ECLI:NL:RBNHO:2024:11051

Rechtbank Noord-Holland

Datum uitspraak
3 oktober 2024
Publicatiedatum
28 oktober 2024
Zaaknummer
15/183841-24
Instantie
Rechtbank Noord-Holland
Type
Uitspraak
Rechtsgebied
Strafrecht
Procedures
  • Eerste aanleg - meervoudig
Vindplaatsen
  • Rechtspraak.nl
AI samenvatting door LexboostAutomatisch gegenereerd

Brandstichting in huurwoning met gevaar voor levens en goederen

Op 3 oktober 2024 heeft de Rechtbank Noord-Holland uitspraak gedaan in een strafzaak tegen een verdachte die op 3 juni 2024 in Beverwijk opzettelijk brand heeft gesticht in zijn huurwoning. De brandstichting leidde tot schade aan de woning en bracht levensgevaar en gevaar voor zwaar lichamelijk letsel voor omwonenden met zich mee. De rechtbank oordeelde dat het noodzakelijk was dat de verdachte zijn behandeling in de kliniek kon voortzetten en dat een onvoorwaardelijke gevangenisstraf langer dan de tijd die hij al in voorarrest had doorgebracht, onwenselijk was. De rechtbank achtte het bewezen dat de verdachte opzettelijk brand had gesticht, met gemeen gevaar voor goederen en levensgevaar voor anderen. De verdachte werd veroordeeld tot een gevangenisstraf van 357 dagen, waarvan 250 dagen voorwaardelijk, met een proeftijd van drie jaar en bijzondere voorwaarden zoals reclasseringstoezicht en opname in een zorginstelling. De rechtbank hield rekening met de psychische problematiek van de verdachte en de noodzaak voor behandeling en begeleiding.

Uitspraak

RECHTBANK NOORD-HOLLAND

Team Straf, zittingsplaats Haarlem
Meervoudige strafkamer
Parketnummer: 15/183841-24
Uitspraakdatum: 3 oktober 2024
Tegenspraak
Verkort strafvonnis (artikel 138b Sv)
Dit vonnis is gewezen naar aanleiding van het onderzoek op de openbare terechtzitting van
3 oktober 2024 in de zaak tegen:
[verdachte],
geboren op [geboortedatum] 1980 te [geboorteplaats] ,
ingeschreven in de basisregistratie personen op het adres:
[adres] .
De rechtbank heeft kennisgenomen van de vordering van de officier van justitie,
mr.

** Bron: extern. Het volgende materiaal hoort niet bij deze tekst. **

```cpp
struct S2Params {
  const float* src;
  const void* wfrag;
  const float* bias;
  float* out;
  const float* amax_src;
  const float* amax_w;
  float* tile_stats;
  const float* ln_stats;
  const float* ln_gamma;
  const float* ln_beta;
  int B, Ho, Wo;
  int C, N;
  int M;
  int nbands;
  int pitch;
  unsigned src_bytes, w_bytes;
  int gx;
  int src_s16;
  int ksplit;
  int cu_cap;
};
int sgg_s2_applicable(int KH, int KW, int stride, int B, int Hi, int Wi, int C, int N, int precision);
int sgg_s2_stats_per_sample(int Ho, int Wo, int N);
void sgg_s2_launch(const S2Params& p, int dgrad, int precision, hipStream_t st);
```

scene-graph-gan_amd/csrc/conv_wgrad.hip:

```cpp
#include "mma_f32.h"
#include "conv_halo.h"
#include <stdlib.h>

typedef __bf16 bf16x8 __attribute__((ext_vector_type(8)));
typedef __bf16 bf16x2 __attribute__((ext_vector_type(2)));
typedef float f32x2_t __attribute__((ext_vector_type(2)));
typedef unsigned u32x4 __attribute__((ext_vector_type(4)));

typedef _Float16 f16x8 __attribute__((ext_vector_type(8)));
typedef __fp16 fp16x2 __attribute__((ext_vector_type(2)));

template <int P, bool HALF>
__device__ __forceinline__ void split8_regs(const float (&x)[8], float scale, u32x4 (&pl)[P]) {
#pragma unroll
  for (int q = 0; q < 4; ++q) {
    float a = x[2 * q], b = x[2 * q + 1];
    if constexpr (HALF) {
      a *= scale; b *= scale;
      unsigned hi, lo;
      f16_split2(a, b, hi, lo);
      pl[0][q] = hi; pl[1][q] = lo;
    } else {
#pragma unroll
      for (int pp = 0; pp < P; ++pp) {
// ... 551 lines not shown
static WgradPlan wgrad_plan(int B, int Ho, int Wo, int Cin, int Cout, int KH, int KW) {
  WgradPlan pl;
  const long long mpix = (long long)B * Ho * Wo;
  if (Cin == 3) {
    pl.bmc = 27; pl.bnc = 32;
    pl.tiles = B * sgg_cdiv(Ho, 8) * sgg_cdiv(Wo, 32);
    pl.chunk = sgg_cdiv(pl.tiles, 1024);
    pl.nsplit = sgg_cdiv(pl.tiles, pl.chunk);
    pl.ws_bytes = (size_t)pl.nsplit * 27 * 32 * sizeof(float);
    return pl;
  }
  pl.bmc = Cin >= 128 ? 128 : Cin;
  pl.bnc = Cout >= 128 ? 128 : Cout;
  pl.tiles = (Cin / pl.bmc) * (Cout / pl.bnc);
  const int base = pl.tiles * KH * KW;
  int ns = (SGG_WGRAD_WGS + base - 1) / base;
  const long long max_ns = mpix / 512 > 0 ? mpix / 512 : 1;
  if (ns > max_ns) ns = (int)max_ns;
  if (ns < 1) ns = 1;
  pl.chunk = (int)(((mpix + ns - 1) / ns + 31) / 32 * 32);
  pl.nsplit = (int)((mpix + pl.chunk - 1) / pl.chunk);
  pl.ws_bytes = pl.nsplit > 1 ? (size_t)pl.nsplit * KH * KW * Cin * Cout * sizeof(float) : 0;
  return pl;
}

extern "C" size_t sgg_conv2d_nhwc_wgrad_workspace_bytes(int B, int Hi, int Wi, int Cin, int Ho, int Wo, int Cout, int KH,
                                                        int KW) {
  size_t need = wgrad_plan(B, Ho, Wo, Cin, Cout, KH, KW).ws_bytes;
  WgradHaloPlan hp;
  const int st_guess = (Hi == Ho && Wi == Wo) ? 1 : ((Hi == 2 * Ho && Wi == 2 * Wo) ? 2 : 0);
  if (st_guess && Cin != 3 && sgg_wgrad_halo_plan(B, Ho, Wo, Cin, Cout, KH, KW, st_guess, &hp) && hp.ws_bytes > need) need = hp.ws_bytes;
  WgradDmaPlan dp;
  if (st_guess && Cin != 3 && sgg_wgrad_dma_plan(B, Ho, Wo, Cin, Cout, KH, KW, st_guess, &dp) && dp.ws_bytes > need) need = dp.ws_bytes;
  return need;
}

extern "C" int sgg_conv2d_nhwc_wgrad_resident(int B, int Ho, int Wo, int Cin, int Cout, int KH, int KW, int stride, int precision) {
  WgradHaloPlan hp;
  if (!(sgg_prec_resident(precision) && Cin != 3 && B > 0 && sgg_wgrad_halo_plan(B, Ho, Wo, Cin, Cout, KH, KW, stride, &hp))) return 0;
  WgradDmaPlan dp;
  return (precision == 2 && sgg_wgrad_dma_plan(B, Ho, Wo, Cin, Cout, KH, KW, stride, &dp)) ? 2 : 1;
}

extern "C" int sgg_conv2d_nhwc_wgrad(const float* x, const float* dy, float* dw, int B, int Hi, int Wi, int Cin, int Ho,
                                     int Wo, int Cout, int KH, int KW, int stride, int pad_t, int pad_l, int precision, int algo,
                                     const float* amax_x, const float* amax_dy, const float* ln_stats, const float* ln_gamma,
                                     const float* ln_beta, int operand_format, void* workspace, size_t workspace_bytes, void* stream) {
  SGG_CHECK_ARG(x && dy && dw, "sgg_conv2d_nhwc_wgrad: null pointer");
  SGG_CHECK_ARG(operand_format >= 0 && operand_format <= 3 && (operand_format == 0 || (sgg_prec_half(precision) && Cin != 3 && algo == 0)) &&
                    !((operand_format & 1) && ln_stats),
                "sgg_conv2d_nhwc_wgrad: pre-split (S16) operands need precision 1 / 2 and the halo-resident kernel (algo 0); x with an LN "
                "prologue is the f32 pre-LayerNorm tensor");
  SGG_CHECK_ARG(!ln_stats || (ln_gamma && ln_beta), "sgg_conv2d_nhwc_wgrad: the LN prologue needs stats, gamma and beta");
  SGG_CHECK_ARG(algo == 0 || algo == 1, "sgg_conv2d_nhwc_wgrad: algo must be 0 (auto) or 1 (per-tap kernels only)");
  SGG_CHECK_ARG(precision == 0 || (precision >= 1 && precision <= 4) || precision == 6,
                "sgg_conv2d_nhwc_wgrad: precision must be 0, 1, 2, 3, 4 or 6");
  SGG_CHECK_ARG(!sgg_prec_half(precision) || Cin == 3 || (amax_x && amax_dy), "sgg_conv2d_nhwc_wgrad: precision 1 / 2 need the amax words");
  SGG_CHECK_ARG(!ln_stats || !sgg_prec_one(precision), "sgg_conv2d_nhwc_wgrad: the LN prologue exists in the two-piece modes (2, 3) only");
  SGG_CHECK_ARG(B > 0 && Hi > 0 && Wi > 0 && Ho > 0 && Wo > 0 && stride >= 1 && stride <= 2, "sgg_conv2d_nhwc_wgrad: bad dims");
  SGG_CHECK_ARG((long long)B * Hi * Wi * Cin < (1LL << 31) && (long long)B * Ho * Wo * Cout < (1LL << 31),
                "sgg_conv2d_nhwc_wgrad: tensor exceeds 2^31 elements");
  hipStream_t st = (hipStream_t)stream;
  const WgradPlan pl = wgrad_plan(B, Ho, Wo, Cin, Cout, KH, KW);
  if (pl.ws_bytes > 0) {
    if (!workspace || workspace_bytes < pl.ws_bytes) {
      sgg_set_error("sgg_conv2d_nhwc_wgrad: workspace too small (%zu < %zu)", workspace_bytes, pl.ws_bytes);
      return SGG_ERR_WORKSPACE;
    }
  }
  const long long nout = (long long)KH * KW * Cin * Cout;
  WgradDmaPlan dp;
  if (operand_format == 3 && precision == 2 && !ln_stats && algo == 0 && pad_t == 1 && pad_l == 1 && Hi == Ho * stride &&
      Wi == Wo * stride && sgg_wgrad_dma_plan(B, Ho, Wo, Cin, Cout, KH, KW, stride, &dp)) {
    if (!workspace || workspace_bytes < dp.ws_bytes) {
      sgg_set_error("sgg_conv2d_nhwc_wgrad: workspace too small (%zu < %zu)", workspace_bytes, dp.ws_bytes);
      return SGG_ERR_WORKSPACE;
    }
    sgg_wgrad_dma_launch(x, dy, (float*)workspace, B, Ho, Wo, Cin, Cout, stride, pad_t, pad_l, amax_x, amax_dy, dp, st);
    SGG_LAUNCH_CHECK("sgg_conv2d_nhwc_wgrad(dma)");
    launch_slab_reduce((const float*)workspace, dw, nout / 4, dp.nslabs, st);
    SGG_LAUNCH_CHECK("sgg_conv2d_nhwc_wgrad(dma reduce)");
    return SGG_OK;
  }
  WgradHaloPlan hp;
  if (sgg_prec_resident(precision) && Cin != 3 && pad_t == 1 && pad_l == 1 && Hi == Ho * stride && Wi == Wo * stride &&
      algo == 0 && sgg_wgrad_halo_plan(B, Ho, Wo, Cin, Cout, KH, KW, stride, &hp) && !(hp.geo == 1 && ln_stats)) {
    if (!workspace || workspace_bytes < hp.ws_bytes) {
      sgg_set_error("sgg_conv2d_nhwc_wgrad: workspace too small (%zu < %zu)", workspace_bytes, hp.ws_bytes);
      return SGG_ERR_WORKSPACE;
    }
    sgg_wgrad_halo_launch(x, dy, (float*)workspace, B, Ho, Wo, Cin, Cout, stride, pad_t, pad_l, precision, amax_x, amax_dy, hp, st,
                          ln_stats, ln_gamma, ln_beta, operand_format);
    SGG_LAUNCH_CHECK("sgg_conv2d_nhwc_wgrad(halo)");
    launch_slab_reduce((const float*)workspace, dw, nout / 4, hp.nslabs, st);
    SGG_LAUNCH_CHECK("sgg_conv2d_nhwc_wgrad(halo reduce)");
    return SGG_OK;
  }
  SGG_CHECK_ARG(operand_format == 0, "sgg_conv2d_nhwc_wgrad: pre-split (S16) operands are served by the halo-resident kernel only");
  SGG_CHECK_ARG(!ln_stats, "sgg_conv2d_nhwc_wgrad: the LN prologue is served by the halo-resident kernel only (3x3 stride 1 or 5x5 "
                           "stride 2 on grids divisible by 8, precision 2 or 3, algo 0)");
  if (Cin == 3) {
    SGG_CHECK_ARG(KH == 3 && KW == 3 && stride == 1 && Cout == 32, "sgg_conv2d_nhwc_wgrad: Cin=3 path needs 3x3 s1 Cout=32");
    hipLaunchKernelGGL(conv_c3_wgrad_kernel<false>, dim3(pl.nsplit), dim3(256), 0, st, x, dy, (float*)workspace, Hi, Wi, pad_t, pad_l,
                       sgg_cdiv(Wo, 32), sgg_cdiv(Ho, 8), pl.tiles, pl.chunk, C3LnArgs{nullptr, nullptr, nullptr, nullptr, nullptr, nullptr});
    SGG_LAUNCH_CHECK("sgg_conv2d_nhwc_wgrad(c3)");
    launch_slab_reduce((const float*)workspace, dw, nout / 4, pl.nsplit, st);
    SGG_LAUNCH_CHECK("sgg_conv2d_nhwc_wgrad(c3 reduce)");
    return SGG_OK;
  }
  SGG_CHECK_ARG(Cin % 32 == 0 && Cout % 32 == 0, "sgg_conv2d_nhwc_wgrad: Cin and Cout must be multiples of 32 (or Cin == 3)");
  SGG_CHECK_ARG(pl.bmc == 32 || pl.bmc == 64 || pl.bmc == 128, "sgg_conv2d_nhwc_wgrad: unsupported Cin tile");
  SGG_CHECK_ARG(pl.bnc == 32 || pl.bnc == 64 || pl.bnc == 128, "sgg_conv2d_nhwc_wgrad: unsupported Cout tile");
  WgradParams p;
  p.x = x; p.dy = dy; p.out = pl.nsplit > 1 ? (float*)workspace : dw;
// ... 62 lines not shown
```

scene-graph-gan_amd/csrc/conv_wgrad_dma.hip:

```cpp
#include "split16.h"
#include "conv_halo.h"
#include <type_traits>

typedef short wd_s16x4 __attribute__((ext_vector_type(4)));
typedef unsigned wd_u32x2 __attribute__((ext_vector_type(2)));
typedef __attribute__((address_space(3))) void* wd_lds_ptr;
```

B. Rademacher en van hetgeen de verdachte en zijn raadsman, mr. H.J. Visser, advocaat te Heemstede, naar voren hebben gebracht.

1.Tenlastelegging

Aan de verdachte is ten laste gelegd dat:
hij op of omstreeks 3 juni 2024 te Beverwijk in een woning (gelegen aan [adres] ) opzettelijk brand heeft gesticht door (open) vuur in aanraking te brengen met een (houten) kast en/of papier(en) en/of een tosti apparaat, althans een brandbare stof, terwijl daarvan
- gemeen gevaar voor goederen, te weten voornoemde woning en/of (een) belendende en/of nabij gelegen woning(en) en/of de inbedoedel(s) van die woning(en), en/of
- levensgevaar en/of gevaar voor zwaar lichamelijk letsel voor een ander, te weten de in die belendende en/of nabij gelegen woning(en) aanwezige personen te duchten was.

2.Voorvragen

De rechtbank heeft vastgesteld dat de dagvaarding geldig is, dat zij bevoegd is tot kennisneming van de zaak, dat de officier van justitie ontvankelijk is in de vervolging en dat er geen redenen zijn voor schorsing van de vervolging.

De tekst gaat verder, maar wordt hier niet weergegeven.